#### What you should do:
Run through the data and copy out every line that mentions the word "auto".

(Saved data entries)
struct RwK {
  const bf16_t* x; long x_bs; int ldx; int C1;
  const bf16_t* x2; long x2_bs; int ldx2;
  const bf16_t* w; int w_chunked;
  const bf16_t* wfrag; const bf16_t* swfrag;
  const float* gn_scale; const float* gn_shift;
  const long long* gn_acc1; const long long* gn_acc2; const float* gn_gamma; const float* gn_beta;
  int gn_groups; float gn_inv_count; float gn_eps;
  const float* bias; const float* bias_b; int bias_b_ld;
  const bf16_t* res; long res_bs; int ldr;
  float out_scale;
// ... 427 lines not shown
    constexpr int LAG = ACT1 ? PIPE_LAG : 0, NUV = NU + LAG, NLU = 2 * NUV;
    constexpr int NGH = NK * RH;
    constexpr int w0 = (P == 0) ? W_E : W_N, w1 = (P == NPH - 1) ? W_E : W_N, CAP = NGH * (w0 + w1);
    auto lub = [](int GP) constexpr { return NLU * (GP <= NGH ? GP * w0 : NGH * w0 + (GP - NGH) * w1) / CAP; };
    constexpr int NLE = RH * 22;
    constexpr int R0 = HF * RH, ER0 = HF ? 0 : RH;
    const char* fb = sA + slot_r * LDS_A + fbase + R0 * HW_ * AROW;
#ifndef RW_BUILTIN_MFMA
    if constexpr (EPI) {
#pragma unroll
      for (int r = 0; r < RH; ++r) asm volatile("s_nop 11" : "+v"(acc[ER0 + r]));
    }
#endif
    if constexpr (HF == 0 && C1 < NCH) act_tab(C1);
    constexpr int SUB = CONV ? 3 : 1, RFN = CONV ? RH + 2 : RH, NG = NK / SUB;
    static_assert(SUB * RH >= RFN, "the next group's fragments are read in the MFMA slots of the current one");
    auto ldg = [&](int g, int j) __attribute__((always_inline)) {
      const int dx = CONV ? g / NKB : 1, kb = g % NKB, row = CONV ? j : j + 1;
      return *reinterpret_cast<const u32x4_t*>(fb + (row * HW_ + dx) * AROW + kb * 32);
    };
    u32x4_t rf[2][RFN];
#pragma unroll
    for (int j = 0; j < RFN; ++j) rf[0][j] = ldg(0, j);
    auto widx = [](int ks) {
      if (!CONV) return ks;
      const int g = ks / 3, dy = ks % 3, dx = g / NKB, kb = g % NKB;
      return (dy * 3 + dx) * NKB + kb;
    };
#define RW_FRAG(ks, r) rf[((ks) / SUB) & 1][(r) + (CONV ? (ks) % SUB : 0)]
#define RW_FRAG_LAST(ks) rf[((ks) / SUB) & 1][RFN - 1]
    u32x4_t wl = {0, 0, 0, 0}, wln = {0, 0, 0, 0};
    if constexpr (W0 + widx(0) >= NWR) wl = *reinterpret_cast<const u32x4_t*>(sWl + (W0 + widx(0) - NWR) * G::WL_STEP);
    int rels[2][NL];
    auto fetch_rels = [&](int ks, int par) __attribute__((always_inline)) {
      const int gp0 = HF * NGH + ks * RH;
#pragma unroll
      for (int L = lub(gp0); L < lub(gp0 + RH); ++L) {
        const int u = (L >> 1) - LAG;
        if ((L & 1) && u >= 0 && u < NU && (u & 3) == 3 && (u >> 2) >= NI)
          rels[par][u >> 2] = REL_REGS ? relreg[(u >> 2) - NI] : sDesc[((u >> 2) - NI) * NT + tid];
      }
    };
    fetch_rels(0, 0);

    auto unit_lump = [&](int L, int par) __attribute__((always_inline)) {
      const int v = L >> 1;
      const int u0 = v < NU ? v : -1, u1 = LAG ? ((v >= 1 && v - 1 < NU) ? v - 1 : -1) : v, u2 = v - LAG;
      const bool s2 = u2 >= 0 && u2 < NU;
      if ((L & 1) == 0) {
        if constexpr (ACT1 && ACT_PK) {
          if (u0 >= 0) {
            asm volatile("v_pk_fma_f16 %0, %1, %2, %3" : "=v"(uzp[u0 % 3]) : "v"(pa[u0 >> 2][u0 & 3]), "v"(psc[u0 & 3]), "v"(psh[u0 & 3]));
            if constexpr (MODE == 2 && !FOLD) asm volatile("v_pk_mul_f16 %0, %1, %2" : "=v"(uxp[u0 % 3]) : "v"(uzp[u0 % 3]), "s"(0xbdc5bdc5u));
          }
          if constexpr (MODE == 2) {
            if (u1 >= 0) asm volatile("v_pk_add_f16 %0, %1, %2" : "=v"(udp[u1 % 3]) : "v"(utp[u1 % 3]), "s"(0x3c003c00u));
            if (s2) asm volatile("v_pk_mul_f16 %0, %1, %2" : "=v"(so[u2 & 3]) : "v"(uzp[u2 % 3]), "v"(urp[u2 % 3]));
            if (u0 >= 0) asm volatile("v_exp_f16 %0, %1" : "=v"(utp[u0 % 3]) : "v"(FOLD ? uzp[u0 % 3] : uxp[u0 % 3]));
            if (u1 >= 0) asm volatile("v_rcp_f16 %0, %1" : "=v"(urp[u1 % 3]) : "v"(udp[u1 % 3]));
          } else {
            if (s2) so[u2 & 3] = uzp[u2 % 3];
          }
        } else if constexpr (ACT1) {
          if (u0 >= 0) unit_s01(std::integral_constant<int, C1>{}, u0, -1);
        }
      } else {
        if constexpr (ACT1 && ACT_PK) {
          if constexpr (MODE == 2) {
            if (u0 >= 0) asm volatile("v_exp_f16_sdwa %0, %1 dst_sel:WORD_1 dst_unused:UNUSED_PRESERVE src0_sel:WORD_1" : "+v"(utp[u0 % 3]) : "v"(FOLD ? uzp[u0 % 3] : uxp[u0 % 3]));
            if (u1 >= 0) asm volatile("v_rcp_f16_sdwa %0, %1 dst_sel:WORD_1 dst_unused:UNUSED_PRESERVE src0_sel:WORD_1" : "+v"(urp[u1 % 3]) : "v"(udp[u1 % 3]));
          }
        } else if constexpr (ACT1) {
          if (u1 >= 0) unit_s01(std::integral_constant<int, C1>{}, -1, u1);
        }
#ifndef RW_ABL_NOSTAGE
        if (s2) {
          const int rel = ((u2 & 3) == 3 && (u2 >> 2) >= NI) ? rels[par][u2 >> 2] : 0;
          if constexpr (ACT1 && ACT_PK) unit_fin(std::integral_constant<int, C1>{}, std::integral_constant<int, C2>{}, g1, g2, slot_r ^ 1, u2, rel);
          else unit_s2(std::integral_constant<int, C1>{}, std::integral_constant<int, C2>{}, g1, g2, slot_r ^ 1, u2, rel);
        }
#endif
      }
    };
    auto epi_lump = [&](int LE) __attribute__((always_inline)) {
      const int rr = ER0 + LE / 22, x = LE % 22;
      if (x < 20) {
        const int j = x / 10, y = x % 10;
        const bool isA = y == 0 || y == 1 || y == 3 || y == 5 || y == 7;
        const int pr = y == 0 ? 0 : (y == 1 ? 1 : (y == 2 ? 0 : (y == 3 ? 2 : (y == 4 ? 1 : (y == 5 ? 3 : (y == 6 ? 2 : (y == 7 ? 4 : 3)))))));
        if (y == 9) {
          if (j == 0) {
            asm volatile("v_permlane32_swap_b32 %0, %1" : "+v"(osa[0]), "+v"(osa[2]));
            asm volatile("v_permlane32_swap_b32 %0, %1" : "+v"(osa[1]), "+v"(osa[3]));
          } else {
            asm volatile("v_permlane32_swap_b32 %0, %1" : "+v"(osb[0]), "+v"(osb[2]));
            asm volatile("v_permlane32_swap_b32 %0, %1" : "+v"(osb[1]), "+v"(osb[3]));
          }
        } else if (isA) {
          if (pr < 4) {
            const int e0 = 8 * j + 2 * pr;
            const float b0 = pr == 0 ? breg[j][0].x : (pr == 1 ? breg[j][0].z : (pr == 2 ? breg[j][1].x : breg[j][1].z));
            const float b1 = pr == 0 ? breg[j][0].y : (pr == 1 ? breg[j][0].w : (pr == 2 ? breg[j][1].y : breg[j][1].w));
            asm volatile("v_fma_f32 %0, %1, %2, %3" : "=v"(et[pr & 1][0]) : "v"(acc[rr][e0]), "s"(osc), "v"(b0));
            asm volatile("v_fma_f32 %0, %1, %2, %3" : "=v"(et[pr & 1][1]) : "v"(acc[rr][e0 + 1]), "s"(osc), "v"(b1));
          }
          if (pr >= 1) {
            const int q = pr - 1;
            if (j == 0) asm volatile(DS_CVT_PK_H_ASM " %0, %1, %2" : "=v"(osa[q]) : "v"(et[q & 1][0]), "v"(et[q & 1][1]));
            else asm volatile(DS_CVT_PK_H_ASM " %0, %1, %2" : "=v"(osb[q]) : "v"(et[q & 1][0]), "v"(et[q & 1][1]));
          }
        } else {
#ifndef RW_ABL_NOSTATS
          const int e0 = 8 * j + 2 * pr;
          asm volatile("v_add_f32 %0, %0, %1" : "+v"(ssum[e0]) : "v"(et[pr & 1][0]));
          asm volatile("v_add_f32 %0, %0, %1" : "+v"(ssum[e0 + 1]) : "v"(et[pr & 1][1]));
          asm volatile("v_fma_f32 %0, %1, %1, %0" : "+v"(ssq[e0]) : "v"(et[pr & 1][0]));
          asm volatile("v_fma_f32 %0, %1, %1, %0" : "+v"(ssq[e0 + 1]) : "v"(et[pr & 1][1]));
#endif
        }
      } else if (x == 20) {
#pragma unroll
        for (int d = 0; d < 4; ++d) asm volatile("v_permlane16_swap_b32 %0, %1" : "+v"(osa[d]), "+v"(osb[d]));
      } else {
        const int pix = ge.pix0 + (pg * RPW + rr) * p.W + (lane & 15);
        const unsigned o = __umul24((unsigned)pix, (unsigned)p.ldy * 2u) + spiece;
#ifdef RW_TIMING
        const unsigned o1 = (p.dbg & 1) ? OOB : o, o2 = (p.dbg & 1) ? OOB : o + 16u * (unsigned)p.ldy * 2u;
#else
        const unsigned o1 = o, o2 = o + 16u * (unsigned)p.ldy * 2u;
#endif
#ifdef RW_ABL_NOSTORE
        asm volatile("" :: "v"(osa), "v"(osb), "v"(o1), "v"(o2));
#else
        __builtin_amdgcn_raw_buffer_store_b128(osa, ry, o1, 0, 0);
        __builtin_amdgcn_raw_buffer_store_b128(osb, ry, o2, 0, 0);
#endif
      }
    };

#pragma unroll
    for (int ks = 0; ks < NK; ++ks) {
      if (ks + 1 < NK) fetch_rels(ks + 1, (ks + 1) & 1);
      const int wi = W0 + widx(ks), win = W0 + widx(ks + 1 < NK ? ks + 1 : ks);
      if (win >= NWR && ks + 1 < NK) wln = *reinterpret_cast<const u32x4_t*>(sWl + (win - NWR) * G::WL_STEP);
      const u32x4_t wk = wi < NWR ? wf[wi < NWR ? wi : 0] : wl;
#define RW_DEP , "v"(RW_FRAG_LAST(ks))
#pragma unroll
      for (int r = 0; r < RH; ++r) {
        if (wi < NWR) {
          if (P == 0 && ks == 0) asm volatile(DS_MFMA_H32_ASM " %0, %1, %2, 0" : "=v"(acc[R0 + r]) : "a"(wk), "v"(RW_FRAG(ks, r)) RW_DEP);
          else asm volatile(DS_MFMA_H32_ASM " %0, %1, %2, %0" : "+v"(acc[R0 + r]) : "a"(wk), "v"(RW_FRAG(ks, r)) RW_DEP);
        } else {
          if (P == 0 && ks == 0) asm volatile(DS_MFMA_H32_ASM " %0, %1, %2, 0" : "=v"(acc[R0 + r]) : "v"(wk), "v"(RW_FRAG(ks, r)) RW_DEP);
          else asm volatile(DS_MFMA_H32_ASM " %0, %1, %2, %0" : "+v"(acc[R0 + r]) : "v"(wk), "v"(RW_FRAG(ks, r)) RW_DEP);
        }
        {
          const int g = ks / SUB, q = (ks % SUB) * RH + r;
          if (q < RFN && g + 1 < NG) rf[(g + 1) & 1][q] = ldg(g + 1, q);
        }
        const int gh = ks * RH + r, gp = HF * NGH + gh;
#pragma unroll
        for (int L = lub(gp); L < lub(gp + 1); ++L) unit_lump(L, ks & 1);
#ifndef RW_ABL_NOEPI
        if constexpr (EPI) {
#pragma unroll
          for (int LE = gh * NLE / NGH; LE < (gh + 1) * NLE / NGH; ++LE) epi_lump(LE);
        }
#endif
      }
      wl = wln;
      __builtin_amdgcn_sched_barrier(0);
    }
  };

  TileG gc = tile_geom(0);
  constexpr int CH0 = G::chunk_of(0), CH1 = G::chunk_of(1 % NPH);
  const TileG g1st = NPH > 1 ? gc : tile_geom(1);
  {
#pragma unroll
    for (int k = 0; k < NL; ++k) issue_one(std::integral_constant<int, CH0>{}, gc, k, k < NI ? 0 : sDesc[(k < NI ? 0 : k - NI) * NT + tid]);
    load_weights();
    build_tables();
    sync_lds();
    RT_MARK(7)
    if constexpr (REL_REGS) {
#pragma unroll
      for (int k = 0; k < NB; ++k) relreg[k] = sDesc[k * NT + tid];
    }
    if constexpr (BIAS_REGS) {
#pragma unroll
      for (int j = 0; j < 2; ++j) {
        breg[j][0] = *reinterpret_cast<const float4*>(sTab + 2 * CIN + cg * 32 + 8 * (2 * j) + 4 * h);
        breg[j][1] = *reinterpret_cast<const float4*>(sTab + 2 * CIN + cg * 32 + 8 * (2 * j + 1) + 4 * h);
      }
    }
    act_tab(CH0);
#pragma unroll
    for (int u = 0; u < NL * 4; ++u)
      unit(std::integral_constant<int, CH0>{}, std::integral_constant<int, CH1>{}, gc, g1st, 0, u,
           (u >> 2) < NI ? 0 : sDesc[((u >> 2) < NI ? 0 : (u >> 2) - NI) * NT + tid]);
  }
  RT_MARK(0)
  TileG gp = tile_geom(nt);
  int ph = 0;
  TileG gnc = tile_geom(1);
  int ty2 = (t0 + 2) / p.tiles_x, tx2 = (t0 + 2) - ty2 * p.tiles_x;
  for (int i = 0; i < nt; ++i) {
    const TileG gn = gnc, gnn = geom_at(ty2, tx2, i + 2 < nt);
    auto run = [&](auto self, auto P_) __attribute__((always_inline)) {
      constexpr int P = decltype(P_)::value;
      sync_lds();
      RT_MARK(1)
      const int slot_r = ph & 1;
      half(P_, std::integral_constant<int, 0>{}, std::integral_constant<bool, P == 0>{}, slot_r, gp, ((P + 1) / NPH == 0 ? gc : gn), ((P + 2) / NPH == 0 ? gc : ((P + 2) / NPH == 1 ? gn : gnn)));
      if constexpr (P == 0) {
        if (i == 0) {
#pragma unroll
          for (int j = 0; j < 16; ++j) { ssum[j] = 0.f; ssq[j] = 0.f; }
        }
      }
      half(P_, std::integral_constant<int, 1>{}, std::integral_constant<bool, P == NPH - 1>{}, slot_r, gc, ((P + 1) / NPH == 0 ? gc : gn), ((P + 2) / NPH == 0 ? gc : ((P + 2) / NPH == 1 ? gn : gnn)));
      ++ph;
      RT_MARK(G::chunk_of(P) < NCH ? 2 : 3)
      if constexpr (P + 1 < NPH) self(self, std::integral_constant<int, P + 1>{});
    };
    run(run, std::integral_constant<int, 0>{});
    gp = gc;
    gc = gn;
    gnc = gnn;
    if (++tx2 == p.tiles_x) { tx2 = 0; ++ty2; }
  }
#ifndef RW_BUILTIN_MFMA
#pragma unroll
  for (int r = 0; r < RH; ++r) asm volatile("s_nop 11" : "+v"(acc[RH + r]));
#endif
#pragma unroll
  for (int e = 0; e < RH * 2; ++e) {
    float4 t0, t1;
    epi_bias(e & 1, t0, t1);
    epi_unit(gp, RH + (e >> 1), e & 1, t0, t1);
  }
  RT_MARK(4)
  if (has_stats) {
    __syncthreads();
    float* red = reinterpret_cast<float*>(smem);
    constexpr int RED_ROW = 36;
#pragma unroll
    for (int q = 0; q < 4; ++q) {
      *reinterpret_cast<float4*>(red + tid * RED_ROW + 4 * q) = make_float4(ssum[4 * q], ssum[4 * q + 1], ssum[4 * q + 2], ssum[4 * q + 3]);
      *reinterpret_cast<float4*>(red + tid * RED_ROW + 16 + 4 * q) = make_float4(ssq[4 * q], ssq[4 * q + 1], ssq[4 * q + 2], ssq[4 * q + 3]);
    }
    __syncthreads();
    if (tid < 2 * CO) {
      const int co = tid >> 1, st = tid & 1;
      const int wcg = co >> 5, c32 = co & 31, q = c32 >> 3, hh = (c32 >> 2) & 1, i = c32 & 3;
      double a = 0.0;
      for (int wpg = 0; wpg < PGN; ++wpg)
        for (int l = 0; l < 32; ++l) {
          const int t = (wpg * NCG + wcg) * 64 + hh * 32 + l;
          a += (double)red[t * RED_ROW + st * 16 + 4 * q + i];
        }
      ds_stat_flush(p.stats + ((long)b * CO + co) * 2, st, a);
    }
  }
  RT_MARK(5)
  RT_FLUSH
}

int rw_blocks_per_image(const ConvArgs& a, int tiles) {
  int g = ds_num_cus() / a.B;
#ifdef RW_TIMING
  if (getenv("DIFFSEP_RW_G")) g = atoi(getenv("DIFFSEP_RW_G"));
#endif
  if ((a.opts & DS_OPT_RW_HALF) && g >= 2 && tiles / g <= 4) g /= 2;
  if ((a.opts & DS_OPT_RW_QUARTER) && g >= 4 && tiles / g <= 4) g /= 4;
  if ((a.opts & DS_OPT_RW_BIG_HALF) && g >= 2 && tiles / g > 4) g /= 2;
  if (g < 1) g = 1;
  if (g > tiles) g = tiles;
  return g;
}

template <int NCH, int RPW, int NSK, int MODE, int NCG>
int rw_launch(const RwK& k0, const ConvArgs& a, hipStream_t st) {
  using G = RwGeom<NCH, RPW, NSK, NCG>;
  RwK k = k0;
  const int tiles = (a.H / G::TH) * (a.W / TW);
  k.G = rw_blocks_per_image(a, tiles);
  k.tiles_x = a.W / TW;
  k.tiles_per_img = tiles;
  auto kern = conv3x3_rw_kernel<NCH, RPW, NSK, MODE, NCG>;
  DS_FUNC_LDS_ONCE(kern, G::LDS_TOTAL);
  hipLaunchKernelGGL(kern, dim3(a.B * k.G), dim3(NT), G::LDS_TOTAL, st, k);
  DS_LAUNCH_CHECK();
  {
    static char name[64] = {0};
    if (!name[0]) snprintf(name, sizeof(name), "conv3x3_rw_kernel<%d,%d,%d,%d,%d>", NCH, RPW, NSK, MODE, NCG);
    ds_set_last_conv_kernel(name);
  }
  return 0;
}

}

#### Task solution:
    auto lub = [](int GP) constexpr { return NLU * (GP <= NGH ? GP * w0 : NGH * w0 + (GP - NGH) * w1) / CAP; };
    auto ldg = [&](int g, int j) __attribute__((always_inline)) {
    auto widx = [](int ks) {
    auto fetch_rels = [&](int ks, int par) __attribute__((always_inline)) {
    auto unit_lump = [&](int L, int par) __attribute__((always_inline)) {
    auto epi_lump = [&](int LE) __attribute__((always_inline)) {
    auto run = [&](auto self, auto P_) __attribute__((always_inline)) {
  auto kern = conv3x3_rw_kernel<NCH, RPW, NSK, MODE, NCG>;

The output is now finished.